In this paper, we propose a dictionary update method for Nonnegative Matrix Factorization (NMF) with high dimensional data in a spectral conversion (SC) task. Voice conversion has been widely studied due to its potential applications such as personalized speech synthesis and speech enhancement. Exemplar-based NMF (ENMF) emerges as an effective and probably the simplest choice among all techniques for SC, as long as a source-target parallel speech corpus is given. ENMF-based SC systems usually need a large amount of bases (exemplars) to ensure the quality of the converted speech. However, a small and effective dictionary is desirable but hard to obtain via dictionary update, in particular when high-dimensional features such as STRAIGHT spectra are used.
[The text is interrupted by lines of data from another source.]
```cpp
bool plan_rows(const vt_volume* v, const double m[12], int flags, AffineParams* p, TilePlan* plan)
{
    const int64_t n_out = (int64_t)v->oD * v->oH * v->oW;
    if (flags & (VT_FORCE_DIRECT | VT_NO_ZSEP | VT_NO_MARCH | VT_FORCE_XSWAP | VT_FORCE_PACKED | VT_NO_ROWS)) return false;
    if (v->tune.rows == 0) return false;
    if (n_out < 64 * 64 * 64 && !(flags & VT_FORCE_TILED)) return false;
    if (!(m[2] == 0.0 && m[6] == 0.0 && m[8] == 0.0 && m[9] == 0.0 && m[10] == 1.0)) return false;
    if (m[0] == 1.0 && m[1] == 0.0 && m[4] == 0.0) return false;
    const double t = m[11];
    if (!(std::fabs(t) < 1.0e9)) return false;
    const double tfl = std::floor(t);
    const bool frac = t != tfl;
    const int nv = (!frac && ((int64_t)tfl & 3) == 0) ? 16 : 18;
    if (frac && is_cubic(v->interp) && v->tune.rows != 2) return false;
    for (int i = 0; i < 12; ++i) if (!(std::fabs(m[i]) < 1.0e9)) return false;
    int ph, run;
    rows_tile(&ph, &run);
    const bool cubic = is_cubic(v->interp);
    const int halo2 = cubic ? 2 : 0;
    int pd = 0, L[2] = {0, 0}, lds = 0;
    for (int cand = (v->tune.rows_pd == 4 ? 4 : 8); cand >= 4 && pd == 0; cand -= 4) {
        if ((v->oD + cand - 1) / cand > 65535 || (v->oH + ph - 1) / ph > 65535) continue;
        bool ok = true;
        for (int r = 0; r < 2 && ok; ++r) {
            const double ext = std::fabs(m[4 * r]) * (cand - 1) + std::fabs(m[4 * r + 1]) * (ph - 1);
            ok = ext < 200.0;
            L[r] = (int)std::floor(ext + 1.0e-8) + 3 + halo2;
        }
        lds = L[0] * L[1] * 4 * nv * 4 + cand * ph * 16 * 4;
        if (ok && lds <= 64 * 1024 && lds <= v->lds_limit) pd = cand;
    }
    if (pd == 0) return false;
    bool db = false;
    if (v->tune.rows_db != 0 && (v->oW + run - 1) / run >= 3 && (int64_t)ph * v->oW * 4 < 0x7fffffffLL) {
        auto box_lds = [&](int cand, int* Lz, int* Ly) {
            int LL[2];
            for (int r = 0; r < 2; ++r) {
                const double ext = std::fabs(m[4 * r]) * (cand - 1) + std::fabs(m[4 * r + 1]) * (ph - 1);
                LL[r] = (int)std::floor(ext + 1.0e-8) + 3 + halo2;
            }
            *Lz = LL[0]; *Ly = LL[1];
            return 2 * LL[0] * LL[1] * 4 * nv * 4 + cand * ph * 16 * 4;
        };
        int Lz2, Ly2;
        for (int cand = (v->tune.rows_db == 2 ? 4 : pd); cand >= 4 && !db; cand -= 4) {
            const int l2 = box_lds(cand, &Lz2, &Ly2);
            const int64_t wgs = (int64_t)((v->oH + ph - 1) / ph) * ((v->oD + cand - 1) / cand);
            if (l2 <= v->lds_limit && l2 <= 160 * 1024 && wgs >= 2 * (int64_t)v->cu_count && (v->oD + cand - 1) / cand <= 65535) {
                db = true; pd = cand; L[0] = Lz2; L[1] = Ly2; lds = l2;
            }
        }
    }
    plan_prepare(v, m, flags, p, plan);
    const int T[3] = {pd, ph, 1};
    set_tile_reach(p, m, T, 0);
    p->Lz = L[0]; p->Ly = L[1]; p->Lx = 4 * nv; p->Lx_used = run;
    p->psv_magic = (uint32_t)(4294967296.0 / (double)L[1]) + 1u;
    p->zoff = (int32_t)tfl;
    p->fz = 0.0f;
    p->flags = (flags & VT_KEEP_OUTSIDE) | (frac ? (1 << 16) : 0) | (db ? (1 << 17) : 0);
    if (v->interp == VT_BSPLINE_SIMPLE || v->interp == VT_FILT_BSPLINE_SIMPLE) p->flags |= (1 << 18);
    plan->kind = 10; plan->cfg = 0; plan->td = pd; plan->th = ph; plan->tw = run;
    plan->lds_bytes = lds;
    plan->grid = (int)std::min<int64_t>(0x7fffffff, (int64_t)(db ? 1 : (v->oW + run - 1) / run) * ((v->oH + ph - 1) / ph) * ((v->oD + pd - 1) / pd));
    plan->blocks_per_cu = std::max(1, std::min(8, (160 * 1024) / std::max(1, lds)));
    return true;
}

void plan_launch(const vt_volume* v, const double m[12], int flags, AffineParams* p, TilePlan* plan)
{
    const int64_t n_out = (int64_t)v->oD * v->oH * v->oW;
    plan_prepare(v, m, flags, p, plan);
    bool want_tiled = n_out >= 64 * 64 * 64;
    if (flags & VT_FORCE_TILED) want_tiled = true;
    if (flags & VT_FORCE_DIRECT) want_tiled = false;
    if (!want_tiled) return;

    PlanCtx c;
    c.v = v; c.m = m; c.flags = flags; c.p = p; c.plan = plan;
    c.cubic = is_cubic(v->interp);
    c.halo2 = c.cubic ? 2 : 0;
    c.zsep = !(flags & VT_NO_ZSEP) && m[0] == 1.0 && m[1] == 0.0 && m[2] == 0.0 && m[4] == 0.0 && m[8] == 0.0 && std::fabs(m[3]) < 1.0e9;
    for (const Family& f : kFamilies) {
        if (f.plan(c)) return;
#ifndef VT_LEGACY
        if (f.plan == plan_quad) c.zsep = false;
#endif
    }
    plan->kind = 1;
}

}
```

Therefore, we propose a dictionary update framework for NMF by means of an encoder-decoder reformulation. Regarding NMF as an encoder-decoder network makes it possible to exploit the whole parallel corpus more effectively and efficiently when applied to SC. Our experiments demonstrate significant gains of the proposed system with small dictionaries over conventional ENMF-based systems with dictionaries of same or much larger size.
Conclusions
This paper has presented a dictionary update framework for NMF-based spectral conversion by reformulating NMF as an encoder-decoder network. The merits are two-fold. First, the proposed method avoids explicit joint dictionary update that doubles the dimensionality. Second, the learned dictionary is much more compact and has a higher representational power, resulting in better voice quality in the converted speech. The encoder-decoder network formulation can be easily generalized to application cases without the non-negativity constraint. We will consider these cases in the future.